CO₂ reforming of CH₄ in a non-thermal plasma process (e.g., dielectric barrier discharge, DBD) possesses dual benefits for our environment and energy needs. However, this process is strongly influenced by the dielectric structure of the DBD. Here, plasma CO₂ reforming of CH₄ has been performed in both single-dielectric and double-dielectric DBD (DBD-SD and DBD-DD) reactors under atmospheric pressure. Electrical and optical characterization, along with temperature measurements are performed to understand the influence of the DBD-SD and DBD-DD designs. Reactor performance for reforming is compared under different discharge powers. The results show that CO₂/CH₄ discharges in both DBD-SD and DBD-DD display typical filamentary microdischarges.

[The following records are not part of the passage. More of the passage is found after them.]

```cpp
__global__ __launch_bounds__(256) void k_publish(const double* __restrict__ src, long long n, double* dst,
                                                 long long* done, long long seq) {
  for (long long i = threadIdx.x; i < n; i += blockDim.x)
    __hip_atomic_store(dst + i, src[i], __ATOMIC_RELAXED, __HIP_MEMORY_SCOPE_SYSTEM);
  asm volatile("s_waitcnt vmcnt(0)" ::: "memory");
// ... 209 lines not shown
    return SMG_ERR_HIP;
  }
  if (initial < (size_t)(64u << 20)) initial = (size_t)(64u << 20);
  char* base = nullptr;
  if (hipMalloc(&base, initial) != hipSuccess) {
    hipStreamDestroy(ctx->stream);
    delete ctx;
    return SMG_ERR_OOM;
  }
  ctx->blocks.push_back({base, initial});
  if (hipMalloc(&ctx->status_d, SMG_STATUS_BYTES) != hipSuccess ||
      hipHostMalloc(&ctx->status_h, 256, hipHostMallocDefault) != hipSuccess) {
    delete ctx;
    return SMG_ERR_HIP;
  }
  hipMemset(ctx->status_d, 0, SMG_STATUS_BYTES);
  ctx->flags_d = ctx->status_d + 64;
  ctx->flag_epoch = 0;
  ctx->inv_ctr_d = reinterpret_cast<unsigned*>(ctx->flags_d + 4096);
  ctx->inv_launches = 0;
  ctx->inv_per_cu = ctx->inv_cus = -1;
  ctx->inv_mode = 0;
  ctx->gemm_stage = 0;
  ctx->host_scratch_size = 1u << 20;
  if (hipHostMalloc(&ctx->host_scratch, ctx->host_scratch_size, hipHostMallocDefault) != hipSuccess) {
    delete ctx;
    return SMG_ERR_HIP;
  }
  if (hipHostMalloc(&ctx->done_h, 256, hipHostMallocCoherent | hipHostMallocMapped) != hipSuccess ||
      hipMalloc(&ctx->red_counter_d, 256) != hipSuccess) {
    delete ctx;
    return SMG_ERR_HIP;
  }
  *(volatile long long*)ctx->done_h = 0;
  hipMemset(ctx->red_counter_d, 0, 256);
  hipDeviceSynchronize();
  *out = ctx;
  return SMG_OK;
}

int smg_ctx_destroy(smg_ctx* ctx) {
  if (!ctx) return SMG_OK;
  hipSetDevice(ctx->device);
  hipStreamSynchronize(ctx->stream);
  prof_drain(ctx);
  smg_comm_destroy(ctx);
// ... 350 lines not shown
  if (int rc = smg_marker_event(ctx, slot, &e)) return rc;
  SMG_HIP_TRY(hipEventRecord(e, ctx->stream));
  return SMG_OK;
}

int smg_marker_wait(smg_ctx* ctx, int slot) {
  if (!ctx || slot < 0 || slot >= (int)ctx->marker_ev.size()) return SMG_ERR_ARG;
  SMG_HIP_TRY(hipEventSynchronize(ctx->marker_ev[slot]));
  return SMG_OK;
}

int smg_set_inv_block_mode(smg_ctx* ctx, int mode) {
  if (!ctx || mode < 0 || mode > 1) return SMG_ERR_ARG;
  ctx->inv_mode = mode;
  return SMG_OK;
}

int smg_set_gemm_stage_mode(smg_ctx* ctx, int mode) {
  if (!ctx || mode < 0 || mode > 2) return SMG_ERR_ARG;
  ctx->gemm_stage = mode;
  return SMG_OK;
}

int smg_sync_all(smg_ctx* ctx) {
  if (!ctx) return SMG_ERR_ARG;
  sync_all_streams(ctx);
  SMG_HIP_TRY(hipGetLastError());
  if (ctx->prof_on) prof_drain(ctx);
  return SMG_OK;
}

int smg_sync(smg_ctx* ctx) {
  SMG_HIP_TRY(hipStreamSynchronize(ctx->stream));
  if (ctx->prof_on) prof_drain(ctx);
  return SMG_OK;
}

int smg_status(smg_ctx* ctx, int* status) {
  hipLaunchKernelGGL(k_status_take, dim3(1), dim3(64), 0, ctx->stream, ctx->status_d, ctx->status_h);
  SMG_LAUNCH_CHECK();
  SMG_HIP_TRY(hipStreamSynchronize(ctx->stream));
  if (ctx->prof_on) prof_drain(ctx);
  int s = ctx->status_h[0] | ctx->host_status;
  ctx->host_status = 0;
  ctx->status_armed = 0;
  if (status) *status = s;
// ... 137 lines not shown
```

math_amd/csrc/gemm.hip:

```cpp
#include "smg_internal.h"
#include <cstdio>
#include <cstdlib>
#include <type_traits>

#ifndef SMG_GEMM_TRI128_MIN
#define SMG_GEMM_TRI128_MIN 1024
#endif
#ifndef SMG_GEMM_KS2_MAX
#define SMG_GEMM_KS2_MAX 1536
#endif
#ifndef SMG_GEMM_DMA_BK1
#define SMG_GEMM_DMA_BK1 16
#endif
#ifndef SMG_GEMM_DMA_NB1
#define SMG_GEMM_DMA_NB1 3
#endif
#ifndef SMG_GEMM_DMA_BK2
#define SMG_GEMM_DMA_BK2 32
#endif
#ifndef SMG_GEMM_DMA_NB2
#define SMG_GEMM_DMA_NB2 2
#endif
#ifndef SMG_GEMM_DMA_KS2_MAX
#define SMG_GEMM_DMA_KS2_MAX 512
// ... 122 lines not shown
  tri_decode(t, r, c);
  const int r0 = r / G * G, r1 = min(r0 + G, T), h = r1 - r0;
  int q = t - r0 * (r0 + 1) / 2;
  if (q < r0 * h) {
    bi = r0 + q % h;
    bj = q / h;
    return;
  }
  q -= r0 * h;
  int j = r0;
  while (q >= r1 - j) {
    q -= r1 - j;
    ++j;
  }
  bi = j + q;
  bj = j;
}

template <int BM, int BN, int BK, bool TA, bool TB, int MODE, int KS = 1, int NB = 0>
__global__ __launch_bounds__(256 * KS) void k_gemm(
    int m, int n, int k, double alpha, const double* __restrict__ A, int lda,
    const double* __restrict__ B, int ldb, double beta, double* __restrict__ C,
    int ldc, int tiles_m, int ntiles, int kchunk, double* __restrict__ slab, long long sA,
    long long sB, long long sC, int px, int ntp, int tri, double* __restrict__ C2, int ldc2, int bz) {
  constexpr bool LOWT = MODE == 1 || MODE == 3;
  constexpr bool UPT = MODE == 2;
  constexpr bool TRIC = LOWT || UPT;
  A += blockIdx.y * sA;
  B += blockIdx.y * sB;
  C += blockIdx.y * sC;
  constexpr bool AK = TA;
  constexpr bool BKC = !TB;
  using LA = lds_layout<BM, BK, AK>;
  using LB = lds_layout<BN, BK, BKC>;
  constexpr int NR = BM == 128 ? 1 : (BM == 64 ? SMG_GEMM_NR64 : SMG_GEMM_NR32);
  constexpr int STAGE = LA::size + LB::size;
  constexpr int OPS = (NB ? NB : 2) * STAGE;
  constexpr int ECH = (BM * BN + BN <= OPS) ? BN : 32;
  constexpr int POOL = (OPS > (BM + 1) * ECH) ? OPS : (BM + 1) * ECH;
  __shared__ double pool[POOL];

  int bi, bj, tile, split;
  const bool tri_a_only = !TRIC && (tri & 3) && !(tri & 12);
  const bool tri_b_only = !TRIC && (tri & 12) && !(tri & 3);
  if (px > 0) {
    split = blockIdx.x / ntp;
    const int tb = blockIdx.x - split * ntp;
    const int x = tb & 7, l = tb >> 3, py = 8 / px;
    const int tiles_n = ntiles / tiles_m;
    const int rx = x % px, ry = x / px;
    const int r0 = rx * tiles_m / px, r1 = (rx + 1) * tiles_m / px;
    const int c0 = ry * tiles_n / py, c1 = (ry + 1) * tiles_n / py;
    const int rm = r1 - r0;
    if (rm <= 0 || l >= rm * (c1 - c0)) return;
    tile = (r0 + l % rm) + (c0 + l / rm) * tiles_m;
  } else {
    tile = blockIdx.x % ntiles;
    split = blockIdx.x / ntiles;
  }
  const bool tri_sq = TRIC && m == n && BM == BN;
  if (LOWT && tri_sq) {
    const int T = tiles_m;
    int r, q;
    if (tri == SMG_TRI_B_LOWER) {
      tri_decode(ntiles - 1 - tile, r, q);
      bj = T - 1 - r;
      bi = bj + q;
    } else if (tri == SMG_TRI_B_UPPER || tri == (SMG_TRI_A_LOWER | SMG_TRI_B_UPPER)) {
      tri_decode(tile, r, q);
      bj = T - 1 - r;
      bi = bj + q;
    } else if (tri == (SMG_TRI_A_LOWER | SMG_TRI_B_LOWER)) {
      tri_decode(tile, r, q);
      bj = q;
      bi = q + (T - 1 - r);
    } else if (tri == SMG_TRI_A_LOWER) {
      tri_decode(ntiles - 1 - tile, bi, bj);
    } else if (tri == 0 && ntiles >= 64) {
      const int b = tile, x = b & 7, per = ntiles >> 3, extra = ntiles & 7;
      tri_decode_grouped(x * per + (x < extra ? x : extra) + (b >> 3), tiles_m, bi, bj);
    } else {
      tri_decode(tile, bi, bj);
    }
  } else if (UPT && tri_sq) {
    tri_decode(tile, bj, bi);
  } else if (tri_a_only) {
    const int r = tile / (ntiles / tiles_m);
    bi = (tri & 1) ? tiles_m - 1 - r : r;
    bj = tile % (ntiles / tiles_m);
  } else if (tri_b_only) {
    const int tn = ntiles / tiles_m, c = tile / tiles_m;
    bi = tile % tiles_m;
    bj = (tri & 8) ? tn - 1 - c : c;
  } else {
    bi = tile % tiles_m;
    bj = tile / tiles_m;
  }
  if (LOWT && !tri_sq && bj * BN > bi * BM + BM - 1) return;
  if (UPT && !tri_sq && bi * BM > bj * BN + BN - 1) return;
  const int i0 = bi * BM, j0 = bj * BN;
  int kbeg = split * kchunk;
  int kend = min(k, kbeg + kchunk);
  if (tri) {
    int lo = 0, hi = k;
    if (tri & 1) hi = min(hi, i0 + BM);
    if (tri & 2) lo = max(lo, i0);
    if (tri & 4) lo = max(lo, j0);
    if (tri & 8) hi = min(hi, j0 + BN);
    lo = lo / BK * BK;
    kbeg = max(kbeg, lo);
    kend = min(kend, hi);
    if (kend < kbeg) kend = kbeg;
  }

  constexpr int TM = BM / 32, TN = BN / 32;
  constexpr int NT = 256 * KS;
  const int lane = threadIdx.x & 63, wave = threadIdx.x >> 6;
  const int wr = (wave & 3) >> 1, wc = wave & 1, kg = KS == 1 ? 0 : wave >> 2;
  d4 acc[TM][TN];
#pragma unroll
  for (int a = 0; a < TM; ++a)
#pragma unroll
    for (int b = 0; b < TN; ++b) acc[a][b] = d4{0.0, 0.0, 0.0, 0.0};

  constexpr int PA = BM * BK / NT, PB = BN * BK / NT;
  double ra[NR][PA], rb[NR][PB];
  const int nst = (kend - kbeg + BK - 1) / BK;
  auto gload = [&](int set, int st) {
    load_tile<BM, BK, AK, NT>(A, lda, m, kend, i0, kbeg + st * BK, ra[set]);
    load_tile<BN, BK, BKC, NT>(B, ldb, n, kend, j0, kbeg + st * BK, rb[set]);
  };
// ... 187 lines not shown
    int t = 0;
    for (; t + 4 <= splits; t += 4) {
      const d2v a0 = *reinterpret_cast<const d2v*>(slab + (size_t)t * tot + e);
      const d2v a1 = *reinterpret_cast<const d2v*>(slab + (size_t)(t + 1) * tot + e);
      const d2v a2 = *reinterpret_cast<const d2v*>(slab + (size_t)(t + 2) * tot + e);
      const d2v a3 = *reinterpret_cast<const d2v*>(slab + (size_t)(t + 3) * tot + e);
      s += a0;
      s += a1;
      s += a2;
      s += a3;
    }
    for (; t < splits; ++t) s += *reinterpret_cast<const d2v*>(slab + (size_t)t * tot + e);
    double* c = C + i + (size_t)j * ldc;
    const bool w0 = !(lower == 1 && i < j), w1 = !(lower == 2 && i + 1 > j);
    const double b = ((bz > 0 && i >= bz) || (bz < 0 && j >= -bz)) ? 0.0 : beta;
    if (w0) c[0] = (b == 0.0) ? alpha * s[0] : alpha * s[0] + b * c[0];
    if (w1) c[1] = (b == 0.0) ? alpha * s[1] : alpha * s[1] + b * c[1];
  }
}
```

Compared with the DBD-DD, the DBD-SD reactor exhibits a larger number and higher intensity of current pulses, which leads to a higher electron density and formation of reactive species. The highest conversion of CO₂ (24.1 %) and CH₄ (49.2 %) are achieved in the DBD-SD at a high discharge power (75 W). Moreover, higher selectivities of gaseous products are obtained in the DBD-DD, while the DBD-SD reactor shows a higher selectivity for liquid products, mainly including methanol and acetic acid. The highest energy efficiencies for reactant conversion (0.34 mmol/kJ), gaseous and liquid production formation (0.26 mmol/kJ and 0.015 mmol/kJ) are achieved in the DBD-SD reactor at a low discharge power (22 W), resulting from the low energy loss to the environment. However, the carbon deposited on the inner electrode surface in the DBD-SD would have an adverse influence on the reactor’s performance. Further research on the optimization of the DBD reactor to establish an efficient plasma-catalysis system is required for industrial applications.

在非热等离子体工艺（例如，介质阻挡放电，DBD）中对 CH ₄进行CO ₂重整对我们的环境和能源需求具有双重好处。然而，这个过程受到 DBD 介电结构的强烈影响。在这里，CH _{4 的}等离子体CO ₂重整已在大气压下在单介电和双介电DBD（DBD-SD 和DBD-DD）反应器中进行。执行电气和光学特性以及温度测量以了解 DBD-SD 和 DBD-DD 设计的影响。比较不同放电功率下的反应器重整性能。结果表明，CO ₂ /CH ₄DBD-SD 和 DBD-DD 中的放电都显示出典型的丝状微放电。与 DBD-DD 相比，DBD-SD 反应器表现出更多数量和更高强度的电流脉冲，这导致更高的电子密度和反应物种的形成。CO ₂ (24.1 %) 和 CH ₄的最高转化率(49.2 %) 在 DBD-SD 中以高放电功率 (75 W) 实现。此外，在 DBD-DD 中获得了更高的气体产物选择性，而 DBD-SD 反应器对液体产物显示出更高的选择性，主要包括甲醇和乙酸。DBD-SD 反应器在低放电功率 (22 W) 下实现了反应物转化 (0.34 mmol/kJ)、气体和液体产物形成 (0.26 mmol/kJ 和 0.015 mmol/kJ) 的最高能量效率，这是由于对环境的低能量损失。然而，沉积在 DBD-SD 内电极表面上的碳会对反应器的性能产生不利影响。工业应用需要进一步研究优化 DBD 反应器以建立高效的等离子体催化系统。